The complex challenge which the crisis in Afghanistan presents calls for the combined force of British diplomacy and humanitarian support. Last week, the foreign secretary, Dominic Raab, announced that the UK would double foreign aid to Afghanistan, a welcome partial retreat from the devastating cuts in UK aid to the country of a few months ago. These funds must now be made available urgently. The crisis also powerfully demonstrates why the UK must restore the aid budget back to 0.7 per cent of Gross National Income.

Humanitarian aid must be matched with urgent diplomacy to protect at-risk people on the ground and ensure aid workers have unfettered access to the communities who remain. Women play a central role in the humanitarian response; it is essential that their safety is guaranteed. The UK should lead efforts to ensure the commitments made this week at the G7 are now turned into action.

Closer to home, the UK must also take decisive action to protect and welcome Afghan refugees. The government’s recent commitment to resettle 20,000 Afghan refugees is a promising first step but they must go further as The Independent has pointed out. The UK should increase its pledge from 20,000 over five years to 20,000 within 12 months and 60,000 over five years. That is well within our country’s capacity at just 18 people per constituency each year. The IRC and others stand ready to help make this happen.

And what of the Afghans who have already found their way here in search of safety? The government’s resettlement pledge is not an excuse for the UK to tear up its asylum obligations. According to the government’s own figures, 3,000 Afghans are still waiting for their initial asylum decision. Many continue to languish in detention centres; some have even been returned to Afghanistan. This is wholly unacceptable.

The clear and present dangers in Afghanistan should prompt the government to urgently review decision-making on asylum applications.
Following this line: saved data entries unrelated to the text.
# thomaspingel/neilpy

Measured on AMD Instinct MI355X. Metric: Mcells/s through SMRF progressive_filter, 16384x16384 fp32 DEM, higher is better.
Workload: dtype f32

## Files before the change

neilpy_amd/csrc/ero_inc_adopt.inc:

```
inline constexpr unsigned char kEroIncAdoptF32[65] = {
    0, 0, 0, 0, 0, 0, 0, 0, 0, 0, 0, 0, 0, 0, 0, 0, 0,
    0, 0, 0, 0, 1, 0, 0, 0, 0, 0, 0, 1, 1, 0, 1, 0, 0,
    1, 0, 1, 0, 1, 0, 1, 1, 1, 1, 0, 1, 1, 1, 1, 1, 1,
    0, 0, 0, 0, 0, 0, 0, 0, 0, 0, 0, 0, 0, 0};
```

neilpy_amd/csrc/morph_incero.h:

```cpp
#pragma once
#include "morph_ring.h"

namespace smrf {

#include "ero_inc.inc"
#include "ero_inc_adopt.inc"

#define SMRF_INCERO_MIN_RADIUS 16
#define SMRF_INCERO_MAX_RADIUS 64

template <typename T>
struct IncEroArgs {
  const T* e_prev;
  const T* last;
  T* out;
  int rows, cols;
  long long ld;
  int seg;
  int nt;
  int plain_tiles;
};

template <int R>
struct IncEroCfg {
  static constexpr int N = kEroInc[R].n;
  static constexpr int DY = kEroInc[R].reach;
  static constexpr int TW = 256, NP = 4, ROWS = 2 * NP;
  static constexpr int W = TW + 2 * DY;
  static constexpr int NPOS = (W + TW - 1) / TW;
  static constexpr int NACC = 2 * DY + ROWS;
  static constexpr int G = 4;
  static constexpr int NJ = NP * N;
  static constexpr int NG = (NJ + G - 1) / G;
  static constexpr int gsize(int g) { const int n = NJ - g * G; return n < 0 ? 0 : n > G ? G : n; }
  static constexpr int dy(int k) { return kEroInc[R].p[k].dy; }
  static constexpr int dx(int k) { return kEroInc[R].p[k].dx; }
  static constexpr int DELTA = (ROWS - (2 * DY) % ROWS) % ROWS;
  static constexpr int LDS_CELLS = N > 0 ? 2 * NP * W : 1;
};

template <typename T, int R>
__global__ __launch_bounds__(256) void inc_erode_kernel(const IncEroArgs<T> a) {
  using C = IncEroCfg<R>;
  using T2 = typename Vec2<T>::type;
  constexpr int N = C::N, DY = C::DY, TW = C::TW, NP = C::NP, ROWS = C::ROWS, W = C::W, NPOS = C::NPOS, NACC = C::NACC, G = C::G;
  __shared__ T2 L[C::LDS_CELLS];
  const int tid = threadIdx.x;
  int bx, by;
  smrf_xcd_tile(a.plain_tiles, [] { return true; }, bx, by);
  const int x0 = bx * TW, x = x0 + tid;
  const int ys = by * a.seg, ye = min(a.rows, ys + a.seg);
  if (ys >= ye) return;
  const int xc = x < a.cols ? x : a.cols - 1;
  const int xl = smrf_fold(xc - 1, a.cols), xr = smrf_fold(xc + 1, a.cols);
  int cpos[NPOS];
  bool act[NPOS];
#pragma unroll
  for (int i = 0; i < NPOS; ++i) {
    act[i] = tid + i * TW < W;
    cpos[i] = smrf_fold(x0 - DY + tid + (act[i] ? i * TW : 0), a.cols);
  }
  T acc[NACC];
#pragma unroll
  for (int i = 0; i < NACC; ++i) acc[i] = ident<T>(false);

  int o0 = ys - 2 * DY - C::DELTA;
  const int nb = (ye - o0 + ROWS - 1) / ROWS;
  RowFold rf(o0 + DY, a.rows);
  T2 pf[NP][NPOS];
  auto prefetch = [&]() {
#pragma unroll
    for (int p = 0; p < NP; ++p) {
      const T* ra = a.last + (long long)rf.at(2 * p) * a.ld;
      const T* rb = a.last + (long long)rf.at(2 * p + 1) * a.ld;
#pragma unroll
      for (int i = 0; i < NPOS; ++i)
        if (i < NPOS - 1 || act[i]) { pf[p][i].x = ra[cpos[i]]; pf[p][i].y = rb[cpos[i]]; }
    }
    rf.advance(ROWS);
  };
  if constexpr (N > 0) prefetch();

  for (int b = 0; b < nb; ++b, o0 += ROWS) {
    const unsigned lds_b = (unsigned)(size_t)(__attribute__((address_space(3))) void*)(L + (b & 1) * NP * W + tid);
    if constexpr (N > 0) {
#pragma unroll
      for (int p = 0; p < NP; ++p)
#pragma unroll
        for (int i = 0; i < NPOS; ++i)
          if (i < NPOS - 1 || act[i]) lds_write2(lds_b + (unsigned)((p * W + i * TW) * (int)sizeof(T2)), pf[p][i]);
      lds_wait<0>();
      __syncthreads();
      if (b + 1 < nb) prefetch();
    }
    const bool store = o0 >= ys;
    T ec[ROWS + 2], el[ROWS], er[ROWS];
    if (store) {
      RowFold rfe(o0 - 1, a.rows);
#pragma unroll
      for (int j = 0; j < ROWS + 2; ++j) {
        const T* row = a.e_prev + (long long)rfe.at(j) * a.ld;
        ec[j] = row[xc];
        if (j >= 1 && j <= ROWS) { el[j - 1] = row[xl]; er[j - 1] = row[xr]; }
      }
    }
    if constexpr (N > 0) {
      T2 rd[2 * G][2];
      auto issue = [&]<int J>(std::integral_constant<int, J>) {
        constexpr int p = J / N, k = J % N;
        constexpr int offl = (p * W + DY - C::dx(k)) * (int)sizeof(T2), offr = (p * W + DY + C::dx(k)) * (int)sizeof(T2);
        rd[J % (2 * G)][0] = lds_read2<offl>(lds_b, T());
        rd[J % (2 * G)][1] = lds_read2<offr>(lds_b, T());
      };
      auto apply = [&]<int J>(std::integral_constant<int, J>) {
        constexpr int p = J / N, k = J % N, s = 2 * p - C::dy(k) + DY;
        static_assert(s >= 0 && s + 1 < NACC, "slot outside the ring");
        op3_acc<false>(acc[s], rd[J % (2 * G)][0].x, rd[J % (2 * G)][1].x);
        op3_acc<false>(acc[s + 1], rd[J % (2 * G)][0].y, rd[J % (2 * G)][1].y);
      };
      auto issue_group = [&]<int Gi>(std::integral_constant<int, Gi>) {
        [&]<int... I>(std::integer_sequence<int, I...>) {
          (issue(std::integral_constant<int, Gi * G + I>{}), ...);
        }(std::make_integer_sequence<int, C::gsize(Gi)>{});
      };
      auto apply_group = [&]<int Gi>(std::integral_constant<int, Gi>) {
        [&]<int... I>(std::integer_sequence<int, I...>) {
          (apply(std::integral_constant<int, Gi * G + I>{}), ...);
        }(std::make_integer_sequence<int, C::gsize(Gi)>{});
      };
      issue_group(std::integral_constant<int, 0>{});
      [&]<int... Gi>(std::integer_sequence<int, Gi...>) {
        (([&] {
           if constexpr (Gi + 1 < C::NG) {
             issue_group(std::integral_constant<int, Gi + 1>{});
             lds_wait<2 * C::gsize(Gi + 1)>();
           } else {
             lds_wait<0>();
           }
           apply_group(std::integral_constant<int, Gi>{});
         }()),
         ...);
      }(std::make_integer_sequence<int, C::NG>{});
    }
    if (store) {
#pragma unroll
      for (int j = 0; j < ROWS; ++j) {
        T m = op3<false>(ec[j + 1], el[j], er[j]);
        m = op3<false>(m, ec[j], ec[j + 2]);
        if constexpr (N > 0) m = op2<false>(m, acc[j]);
        const int o = o0 + j;
        if (o < ye && x < a.cols) smrf_store_out(a.out + (long long)o * a.ld + x, m, a.nt);
      }
    }
    if constexpr (N > 0) {
#pragma unroll
      for (int s = 0; s < NACC - ROWS; ++s) acc[s] = acc[s + ROWS];
#pragma unroll
      for (int s = NACC - ROWS; s < NACC; ++s) acc[s] = ident<T>(false);
    }
  }
}

template <typename T, int R>
int inc_erode_launch(const IncEroArgs<T>& a_in, hipStream_t stream) {
  using C = IncEroCfg<R>;
  constexpr auto kern = inc_erode_kernel<T, R>;
  int resident;
  bool first;
  if (int rc = smrf_resident<kern>(C::TW, 0, resident, first)) return rc;
  if (first && smrf_sw().ring_debug)
    fprintf(stderr, "smrf inc erode: R=%d pairs=%d reach=%d LDS=%zu, %d workgroups/CU resident\n", R, C::N, C::DY,
            C::LDS_CELLS * 2 * sizeof(T), resident);
  IncEroArgs<T> a = a_in;
  const int strips = (a.cols + C::TW - 1) / C::TW;
  a.seg = smrf_seg_len(a.rows, strips, resident, smrf_sw().ring_rounds, 2 * C::DY + C::DELTA, C::ROWS, std::max(32, 4 * C::DY),
                       smrf_sw().seg_rule, a.seg);
  a.plain_tiles = smrf_sw().xcd_remap ? 0 : 1;
  dim3 grid(strips, (a.rows + a.seg - 1) / a.seg);
  hipLaunchKernelGGL(kern, grid, dim3(C::TW), 0, stream, a);
  SMRF_LAUNCH_CHECK();
  return SMRF_OK;
}

}
```

Baseline: 4231.

## Reorder incremental-erode LDS reads by slot and defer output stores one batch

The incremental erosion kernel now applies its LDS neighbour reads in a compile-time plan sorted by accumulator slot. The first write to each slot folds in the shifted value from the previous batch, which removes the per-batch ring shift and identity reset. The global prefetch moves after the e_prev loads inside scheduling barriers, and each batch's output stores are deferred to the next iteration so they overlap with later work. Inactive lanes now do unconditional loads and LDS writes, using a redirected offset, and the per-radius adoption table changes for two radii. The cost is higher register pressure from the old[] copy and the held output values.

```diff
diff --git a/neilpy_amd/csrc/ero_inc_adopt.inc b/neilpy_amd/csrc/ero_inc_adopt.inc
--- a/neilpy_amd/csrc/ero_inc_adopt.inc
+++ b/neilpy_amd/csrc/ero_inc_adopt.inc
@@ -1,5 +1,5 @@
 inline constexpr unsigned char kEroIncAdoptF32[65] = {
     0, 0, 0, 0, 0, 0, 0, 0, 0, 0, 0, 0, 0, 0, 0, 0, 0,
     0, 0, 0, 0, 1, 0, 0, 0, 0, 0, 0, 1, 1, 0, 1, 0, 0,
-    1, 0, 1, 0, 1, 0, 1, 1, 1, 1, 0, 1, 1, 1, 1, 1, 1,
+    0, 0, 1, 0, 1, 0, 1, 1, 1, 1, 1, 1, 1, 1, 1, 1, 1,
     0, 0, 0, 0, 0, 0, 0, 0, 0, 0, 0, 0, 0, 0};
diff --git a/neilpy_amd/csrc/morph_incero.h b/neilpy_amd/csrc/morph_incero.h
--- a/neilpy_amd/csrc/morph_incero.h
+++ b/neilpy_amd/csrc/morph_incero.h
@@ -35,6 +35,35 @@
   static constexpr int gsize(int g) { const int n = NJ - g * G; return n < 0 ? 0 : n > G ? G : n; }
   static constexpr int dy(int k) { return kEroInc[R].p[k].dy; }
   static constexpr int dx(int k) { return kEroInc[R].p[k].dx; }
+  static constexpr int slot(int j) { return 2 * (j / N) - dy(j % N) + DY; }
+  struct Plan { short seq[NJ > 0 ? NJ : 1], first[NACC]; };
+  static constexpr Plan make_plan() {
+    Plan pl{};
+    int n = 0;
+    for (int s = 0; s < NACC; ++s) {
+      pl.first[s] = NJ;
+      for (int j = 0; j < NJ; ++j)
+        if (slot(j) == s) pl.seq[n++] = (short)j;
+    }
+    for (int i = NJ - 1; i >= 0; --i) pl.first[slot(pl.seq[i])] = pl.first[slot(pl.seq[i]) + 1] = (short)i;
+    return pl;
+  }
+  static constexpr Plan plan = make_plan();
+  static constexpr bool plan_ok() {
+    int seen[NJ > 0 ? NJ : 1] = {};
+    for (int i = 0; i < NJ; ++i) ++seen[plan.seq[i]];
+    for (int j = 0; j < NJ; ++j)
+      if (seen[j] != 1) return false;
+    for (int s = 0; s < NACC; ++s) {
+      int firsts = 0, touches = 0;
+      for (int i = 0; i < NJ; ++i)
+        for (int h = 0; h < 2; ++h)
+          if (slot(plan.seq[i]) + h == s) { ++touches; firsts += plan.first[s] == i; }
+      if (firsts != (touches > 0)) return false;
+      if (s + ROWS < NACC && plan.first[s] < NJ && plan.first[s + ROWS] < NJ && plan.first[s] >= plan.first[s + ROWS]) return false;
+    }
+    return true;
+  }
   static constexpr int DELTA = (ROWS - (2 * DY) % ROWS) % ROWS;
   static constexpr int LDS_CELLS = N > 0 ? 2 * NP * W : 1;
 };
@@ -64,6 +93,7 @@
 #pragma unroll
   for (int i = 0; i < NACC; ++i) acc[i] = ident<T>(false);
 
+  static_assert(C::plan_ok(), "the batch plan");
   int o0 = ys - 2 * DY - C::DELTA;
   const int nb = (ye - o0 + ROWS - 1) / ROWS;
   RowFold rf(o0 + DY, a.rows);
@@ -75,12 +105,18 @@
       const T* rb = a.last + (long long)rf.at(2 * p + 1) * a.ld;
 #pragma unroll
       for (int i = 0; i < NPOS; ++i)
-        if (i < NPOS - 1 || act[i]) { pf[p][i].x = ra[cpos[i]]; pf[p][i].y = rb[cpos[i]]; }
+        { pf[p][i].x = ra[cpos[i]]; pf[p][i].y = rb[cpos[i]]; }
     }
     rf.advance(ROWS);
   };
   if constexpr (N > 0) prefetch();
 
+  T outv[ROWS];
+  auto store_rows = [&](int ob) {
+#pragma unroll
+    for (int j = 0; j < ROWS; ++j)
+      if (ob + j < ye && x < a.cols) smrf_store_out(a.out + (long long)(ob + j) * a.ld + x, outv[j], a.nt);
+  };
   for (int b = 0; b < nb; ++b, o0 += ROWS) {
     const unsigned lds_b = (unsigned)(size_t)(__attribute__((address_space(3))) void*)(L + (b & 1) * NP * W + tid);
     if constexpr (N > 0) {
@@ -88,11 +124,11 @@
       for (int p = 0; p < NP; ++p)
 #pragma unroll
         for (int i = 0; i < NPOS; ++i)
-          if (i < NPOS - 1 || act[i]) lds_write2(lds_b + (unsigned)((p * W + i * TW) * (int)sizeof(T2)), pf[p][i]);
+          lds_write2(lds_b + (unsigned)((p * W + (i < NPOS - 1 || act[i] ? i * TW : 0)) * (int)sizeof(T2)), pf[p][i]);
       lds_wait<0>();
       __syncthreads();
-      if (b + 1 < nb) prefetch();
-    }
+    }
+    if (o0 - ROWS >= ys) store_rows(o0 - ROWS);
     const bool store = o0 >= ys;
     T ec[ROWS + 2], el[ROWS], er[ROWS];
     if (store) {
@@ -105,18 +141,35 @@
       }
     }
     if constexpr (N > 0) {
+      __builtin_amdgcn_sched_barrier(0);
+      prefetch();
+      __builtin_amdgcn_sched_barrier(0);
+      T old[NACC];
+#pragma unroll
+      for (int s = 0; s < NACC; ++s) old[s] = acc[s];
+      [&]<int... S>(std::integer_sequence<int, S...>) {
+        (([&] {
+           if constexpr (C::plan.first[S] == C::NJ) acc[S] = S + ROWS < NACC ? old[S + ROWS] : ident<T>(false);
+         }()),
+         ...);
+      }(std::make_integer_sequence<int, NACC>{});
       T2 rd[2 * G][2];
-      auto issue = [&]<int J>(std::integral_constant<int, J>) {
-        constexpr int p = J / N, k = J % N;
+      auto issue = [&]<int I>(std::integral_constant<int, I>) {
+        constexpr int J = C::plan.seq[I], p = J / N, k = J % N;
         constexpr int offl = (p * W + DY - C::dx(k)) * (int)sizeof(T2), offr = (p * W + DY + C::dx(k)) * (int)sizeof(T2);
-        rd[J % (2 * G)][0] = lds_read2<offl>(lds_b, T());
-        rd[J % (2 * G)][1] = lds_read2<offr>(lds_b, T());
-      };
-      auto apply = [&]<int J>(std::integral_constant<int, J>) {
-        constexpr int p = J / N, k = J % N, s = 2 * p - C::dy(k) + DY;
-        static_assert(s >= 0 && s + 1 < NACC, "slot outside the ring");
-        op3_acc<false>(acc[s], rd[J % (2 * G)][0].x, rd[J % (2 * G)][1].x);
-        op3_acc<false>(acc[s + 1], rd[J % (2 * G)][0].y, rd[J % (2 * G)][1].y);
+        rd[I % (2 * G)][0] = lds_read2<offl>(lds_b, T());
+        rd[I % (2 * G)][1] = lds_read2<offr>(lds_b, T());
+      };
+      auto update = [&]<int S, int I>(std::integral_constant<int, S>, std::integral_constant<int, I>, const T& l, const T& r) {
+        static_assert(S >= 0 && S < NACC, "slot outside the ring");
+        if constexpr (C::plan.first[S] != I) op3_acc<false>(acc[S], l, r);
+        else if constexpr (S + ROWS < NACC) acc[S] = op3<false>(old[S + ROWS], l, r);
+        else acc[S] = op2<false>(l, r);
+      };
+      auto apply = [&]<int I>(std::integral_constant<int, I> i) {
+        constexpr int s = C::slot(C::plan.seq[I]);
+        update(std::integral_constant<int, s>{}, i, rd[I % (2 * G)][0].x, rd[I % (2 * G)][1].x);
+        update(std::integral_constant<int, s + 1>{}, i, rd[I % (2 * G)][0].y, rd[I % (2 * G)][1].y);
       };
       auto issue_group = [&]<int Gi>(std::integral_constant<int, Gi>) {
         [&]<int... I>(std::integer_sequence<int, I...>) {
@@ -148,17 +201,11 @@
         T m = op3<false>(ec[j + 1], el[j], er[j]);
         m = op3<false>(m, ec[j], ec[j + 2]);
         if constexpr (N > 0) m = op2<false>(m, acc[j]);
-        const int o = o0 + j;
-        if (o < ye && x < a.cols) smrf_store_out(a.out + (long long)o * a.ld + x, m, a.nt);
+        outv[j] = m;
       }
     }
-    if constexpr (N > 0) {
-#pragma unroll
-      for (int s = 0; s < NACC - ROWS; ++s) acc[s] = acc[s + ROWS];
-#pragma unroll
-      for (int s = NACC - ROWS; s < NACC; ++s) acc[s] = ident<T>(false);
-    }
-  }
+  }
+  if (o0 - ROWS >= ys) store_rows(o0 - ROWS);
 }
 
 template <typename T, int R>
```

Result: faster. 4319, median of 6 (+2.1%).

Let’s be clear. People who are seeking safety in this country should never be returned to a situation where their lives are at risk.

The IRC has operated in Afghanistan for over three decades throughout waves of conflict, including during Taliban rule in the 1990s. We will stay alongside the Afghan people as long as we are needed. To succeed, we need the UK government to stand with us.

Melanie Ward is executive director at the International Rescue Committee UK.